- Sport: Women's golf
- Conference: Mid-American Conference
- Number of teams: 10
- Played: 1999–present
- Last contest: 2026
- Current champion: Kent State
- Most championships: Kent State (27)
- Official website: getsomemaction.com/sports/wgolf

Host locations
- Akron, Ohio (2026) Muncie, Indiana (2025) Grove City, Ohio (2024) Kalamazoo, Michigan (2023) Holland, Ohio (2022) Naperville, Illinois (2018) Silver Lake, Ohio (2017, 2021) Noblesville, Indiana (2016, 2019) Lebanon, Ohio (2015) Fishers, Indiana (2010, 2012, 2014) Nashport, Ohio (2007, 2009, 2011, 2013) Indianapolis (2008) Hamilton, Ohio (2000–2006) Mason, Ohio (1999)

= Mid-American Conference Women's Golf Championships =

The Mid-American Conference women's golf championships is the conference championship tournament for women's golf in the Mid-American Conference, a Division I member of the National Collegiate Athletic Association (NCAA). All ten conference members qualify for the championship meet, which is held in three rounds. The winner of the championship receives a regional berth to the NCAA Division I Women's Golf Championships. The tournament began in 1999 and is rotated to different courses each year, with the various conference members acting as host. Through the 2026 championship, Kent State has won all 27 titles, a conference record for consecutive championships in any sport.

==History and format==
The championship was organized in 1999 after several conference members added women's golf as a varsity sport in the late 1990s. It is played in late April and consists of three rounds of stroke play held over three days with all ten conference members participating. The 2005 championship only had two rounds played instead of the originally scheduled three due to weather.
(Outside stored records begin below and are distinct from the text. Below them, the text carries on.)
template <int BN, int BK, bool B_MN, bool HALO>
__global__ void __launch_bounds__(kConvThreads, 1) conv_gemm_kernel(const __grid_constant__ ConvGemmParams p) {
  static_assert(BK == 64 || BK == 32, "BK");
  static_assert(BN == 32 || BN == 64 || BN == 128 || BN == 256, "BN");
  constexpr int A_ROW_BYTES = BK * 2;
  constexpr int A_BYTES = HALO ? ((kHaloW * kHaloH * A_ROW_BYTES + 1023) / 1024) * 1024 : 128 * A_ROW_BYTES;
  constexpr int B_BYTES = BN * BK * 2;
  constexpr int STAGE_BYTES = HALO ? B_BYTES : A_BYTES + B_BYTES;
  constexpr int A_RING_BYTES = HALO ? 2 * A_BYTES : 0;
  constexpr uint32_t A_LAYOUT = (BK == 64) ? tc::LAYOUT_SW128 : tc::LAYOUT_SW64;
  constexpr int BMN_CW = (BN >= 64) ? 64 : 32;
  constexpr int BMN_ROW_BYTES = BMN_CW * 2;
  constexpr int BMN_SUB_BYTES = BK * BMN_ROW_BYTES;
  constexpr uint32_t BMN_LAYOUT = (BMN_CW == 64) ? tc::LAYOUT_SW128 : tc::LAYOUT_SW64;
  constexpr int OUT_CW = (BN >= 64) ? 64 : 32;
  constexpr int OUT_ROW_BYTES = OUT_CW * 2;
  constexpr int OUT_CHUNK_BYTES = 128 * OUT_ROW_BYTES;
  constexpr int OUT_CHUNKS = BN / OUT_CW;
  constexpr int OUT_TILE_BYTES = OUT_CHUNKS * OUT_CHUNK_BYTES;
  constexpr int ACC = BN / 2;

  extern __shared__ uint8_t smem_raw[];
  uint8_t* smem = align_up_1024(smem_raw);
  const int stages = p.stages;
  const int out_bufs = p.out_bufs;
  const int aux_mode = p.aux_mode;
  uint8_t* a_ring = smem + (size_t)stages * STAGE_BYTES;
  uint8_t* out_stage = a_ring + A_RING_BYTES;
  uint8_t* aux_stage = out_stage + (size_t)out_bufs * OUT_TILE_BYTES;
  float* stat_scratch = reinterpret_cast<float*>(aux_stage + (aux_mode != 0 ? 2 * OUT_CHUNK_BYTES : 0));
  uint64_t* full_bar = reinterpret_cast<uint64_t*>(reinterpret_cast<uint8_t*>(stat_scratch) + kStatBytes);
  uint64_t* empty_bar = full_bar + stages;
  uint64_t* a_full_bar = empty_bar + stages;
  uint64_t* a_empty_bar = a_full_bar + 2;
  uint64_t* aux_full_bar = a_empty_bar + 2;
  uint64_t* staged_bar = aux_full_bar + 2;
  uint64_t* drained_bar = staged_bar + 2;
  int* row_ok = reinterpret_cast<int*>(drained_bar + 2);

  const int warp = __shfl_sync(0xffffffffu, (int)(threadIdx.x >> 5), 0);
  const int lane = threadIdx.x & 31;
  const int tiles_per_phase = p.m_tiles * p.n_tiles;
  const int total_tiles = tiles_per_phase * p.phases;

  if (warp == 0 && lane == 0) {
    for (int s = 0; s < stages; ++s) {
      tc::mbar_init(&full_bar[s], 1);
      tc::mbar_init(&empty_bar[s], 2);
    }
    tc::mbar_init(&a_full_bar[0], 1);
    tc::mbar_init(&a_full_bar[1], 1);
    tc::mbar_init(&a_empty_bar[0], 2);
    tc::mbar_init(&a_empty_bar[1], 2);
    for (int b = 0; b < 2; ++b) {
      tc::mbar_init(&aux_full_bar[b], 1);
      tc::mbar_init(&staged_bar[b], 8);
      tc::mbar_init(&drained_bar[b], 1);
    }
    tc::fence_barrier_init();
    tc::prefetch_tmap(&p.tmB);
    tc::prefetch_tmap(&p.tmA[0]);
  }
  __syncthreads();

  if (warp < 4) {
    tc::regs_dealloc<kConvProducerRegs>();
    if (warp != 0) return;
    const uint32_t a_bytes = (uint32_t)p.rows * A_ROW_BYTES;
    uint32_t ag = 0;
    int ring_s = 0;
    uint32_t ring_ph = 0;
    for (int t = blockIdx.x; t < total_tiles; t += gridDim.x) {
      const int phase_id = t % p.phases;
      const int mt = (t / p.phases) % p.m_tiles;
      const int nt = t / (p.phases * p.m_tiles);
      const int tx = mt % p.tiles_x, ty = (mt / p.tiles_x) % p.tiles_y, tn = mt / (p.tiles_x * p.tiles_y);
      const int x0 = tx * p.bw, y0 = ty * p.bh, n0 = tn * p.bn;
      const int ncol0 = nt * BN;
      const int tap_begin = p.tap_start[phase_id], tap_end = tap_begin + p.tap_count[phase_id];
      auto load_b = [&](uint8_t* sb, uint64_t* bar, const TapDesc& tap, int ch) {
        if (!B_MN) {
          tc::tma_load_3d(sb, &p.tmB, bar, tap.wk0 + ch * BK, p.n_off + ncol0, tap.wtap);
        } else {
#pragma unroll
          for (int j = 0; j < BN / BMN_CW; ++j)
            tc::tma_load_3d(sb + j * BMN_SUB_BYTES, &p.tmB, bar, p.n_off + ncol0 + j * BMN_CW, tap.wk0 + ch * BK,
                            tap.wtap);
        }
      };
      if (HALO) {
        const int nsrc = (tap_end - tap_begin) / 9;
        for (int sidx = 0; sidx < nsrc; ++sidx) {
          const TapDesc t0 = p.taps[tap_begin + sidx];
          for (int ch = 0; ch < t0.nchunks; ++ch, ++ag) {
            const int as = ag & 1;
            tc::mbar_wait(&a_empty_bar[as], ((ag >> 1) & 1) ^ 1);
            if (tc::elect_one()) {
              tc::mbar_expect_tx(&a_full_bar[as], (uint32_t)(kHaloW * kHaloH * A_ROW_BYTES));
              tc::tma_load_4d(a_ring + (size_t)as * A_BYTES, &p.tmA[t0.src], &a_full_bar[as], ch * BK, x0 - 1, y0 - 1, n0);
// ... 4 lines not shown
              const uint32_t ph = ring_ph;
              if (++ring_s == stages) { ring_s = 0; ring_ph ^= 1; }
              tc::mbar_wait(&empty_bar[s], ph ^ 1);
              uint8_t* sb = smem + (size_t)s * STAGE_BYTES;
              if (tc::elect_one()) {
                tc::mbar_expect_tx(&full_bar[s], B_BYTES);
                load_b(sb, &full_bar[s], tap, ch);
              }
            }
          }
        }
        continue;
      }
      for (int tp = tap_begin; tp < tap_end; ++tp) {
        const TapDesc tap = p.taps[tp];
        const CUtensorMap* mA = &p.tmA[tap.src];
        for (int ch = 0; ch < tap.nchunks; ++ch) {
          const int s = ring_s;
          const uint32_t ph = ring_ph;
          if (++ring_s == stages) { ring_s = 0; ring_ph ^= 1; }
          tc::mbar_wait(&empty_bar[s], ph ^ 1);
          uint8_t* sa = smem + (size_t)s * STAGE_BYTES;
          if (tc::elect_one()) {
            tc::mbar_expect_tx(&full_bar[s], a_bytes + B_BYTES);
            tc::tma_load_4d(sa, mA, &full_bar[s], ch * BK, x0 + tap.dx, y0 + tap.dy, n0);
            load_b(sa + A_BYTES, &full_bar[s], tap, ch);
          }
        }
      }
    }
    return;
  }

  if (warp >= 12) {
    tc::regs_dealloc<kConvEpilogueRegs>();
    const int wtid = threadIdx.x & 127;
    const int ww = wtid >> 5;
    constexpr int CGc = OUT_CW / 8;
    constexpr int RGc = 128 / CGc;
    constexpr int ROWSc = 128 / RGc;
    const bool do_red = (p.stats != nullptr || aux_mode == 2 || (aux_mode == 1 && p.bn_dbeta != nullptr));
    const bool pass2 = do_red || aux_mode != 0;
    float racc1[OUT_CHUNKS], racc2[OUT_CHUNKS];
#pragma unroll
    for (int j = 0; j < OUT_CHUNKS; ++j) racc1[j] = racc2[j] = 0.f;
    int racc_nt = -1;
    uint32_t aux_q = 0;
    auto issue_aux = [&](int t2, int chunk2, int slot) {
      t2 += (chunk2 / OUT_CHUNKS) * (int)gridDim.x;
      chunk2 %= OUT_CHUNKS;
      if (t2 >= total_tiles) return;
      const int ph2 = t2 % p.phases;
      const int mt2 = (t2 / p.phases) % p.m_tiles;
      const int nt2 = t2 / (p.phases * p.m_tiles);
      const int tx2 = mt2 % p.tiles_x, ty2 = (mt2 / p.tiles_x) % p.tiles_y, tn2 = mt2 / (p.tiles_x * p.tiles_y);
      tc::mbar_expect_tx(&aux_full_bar[slot], (uint32_t)p.rows * OUT_ROW_BYTES);
      tc::tma_load_4d(aux_stage + (size_t)slot * OUT_CHUNK_BYTES, &p.tmX[ph2], &aux_full_bar[slot],
                      p.n_off + nt2 * BN + chunk2 * OUT_CW, tx2 * p.bw, ty2 * p.bh, tn2 * p.bn);
    };
    if (aux_mode != 0 && wtid == 0) {
      issue_aux(blockIdx.x, 0, 0);
      issue_aux(blockIdx.x, 1, 1);
    }
    float* red_row = g_conv_red + (size_t)blockIdx.x * p.red_stride;
    const int red_half = p.red_stride >> 1;
    if (do_red)
      for (int i = wtid; i < p.red_stride; i += 128) red_row[i] = 0.f;
    auto flush_reductions = [&]() {
      if (racc_nt >= 0 && wtid < OUT_CW) {
#pragma unroll
        for (int j = 0; j < OUT_CHUNKS; ++j) {
          const int ch = racc_nt * BN + j * OUT_CW + wtid;
          red_row[ch] += racc1[j];
          red_row[red_half + ch] += racc2[j];
          racc1[j] = racc2[j] = 0.f;
        }
      }
    };

    int it = 0;
    for (int t = blockIdx.x; t < total_tiles; t += gridDim.x, ++it) {
      const int phase_id = t % p.phases;
      const int mt = (t / p.phases) % p.m_tiles;
      const int nt = t / (p.phases * p.m_tiles);
      const int tx = mt % p.tiles_x, ty = (mt / p.tiles_x) % p.tiles_y, tn = mt / (p.tiles_x * p.tiles_y);
      const int x0 = tx * p.bw, y0 = ty * p.bh, n0 = tn * p.bn;
      const int ncol0 = nt * BN;
      const bool tile_full = p.rows == 128 && x0 + p.bw <= p.Wv && y0 + p.bh <= p.Hv && n0 + p.bn <= p.Nimg;
      if (do_red && nt != racc_nt) {
        flush_reductions();
        racc_nt = nt;
      }
      if (pass2 && !tile_full) {
        const int wi = wtid % p.bw, hi = (wtid / p.bw) % p.bh, ni = wtid / (p.bw * p.bh);
        row_ok[wtid] = wtid < p.rows && x0 + wi < p.Wv && y0 + hi < p.Hv && n0 + ni < p.Nimg;
      }
      const int b = it % out_bufs;
      tc::mbar_wait(&staged_bar[b], (uint32_t)(it / out_bufs) & 1);
      uint8_t* obuf = out_stage + (size_t)b * OUT_TILE_BYTES;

Beginning in 2006, the format was changed to four rounds, with two rounds on the opening day, but was returned to three rounds in 2010. The inaugural championship, held at the Kings Island Golf Course in Mason, Ohio, consisted of seven teams: Bowling Green, Eastern Michigan, Kent State, Northern Illinois, Ohio, Toledo, and Western Michigan. The total increased to eight in 2001 with the addition of Ball State and nine in 2003 with Marshall joining, but returned to eight for 2006 after Marshall left the MAC following the 2005 season. Akron began MAC play in 2009 and Central Michigan joined in 2015.

Since its debut, the championship has been held at multiple golf courses in Ohio, Indiana, and Illinois. After the inaugural championship at Kings Island, the championship moved to Walden Ponds Golf Club, just outside Hamilton, Ohio, where it was played from 2000 through 2006. Since 2006, the championship has been held at a different course each year, with some courses hosting multiple times. Longaberger Golf Club in Nashport, Ohio, has hosted four times: 2007, 2009, 2011, and 2013, while Hawthorns Golf and Country Club in Fishers, Indiana, has hosted three times: 2010, 2012, and 2014. Other hosts include Brickyard Crossing in Indianapolis for 2008, Shaker Run Golf Club in Lebanon, Ohio, for 2015, Purgatory Golf Club in Noblesville, Indiana, in 2016 and 2019, Silver Lake Country Club in Silver Lake, Ohio, in 2017 and 2021, Naperville Country Club in Naperville, Illinois, in 2018, Stone Oak Country Club near Holland, Ohio, in Springfield Township in 2022, Kalamazoo Country Club in Kalamazoo, Michigan, in 2023, Pinnacle Golf Club in Grove City, Ohio, in 2024, Delaware Country Club near Muncie, Indiana, in 2025, and Firestone Country Club in Akron, Ohio, in 2026.

==Champions==

===By year===
The following is a list of conference champions, individual medalists, and sites listed by year.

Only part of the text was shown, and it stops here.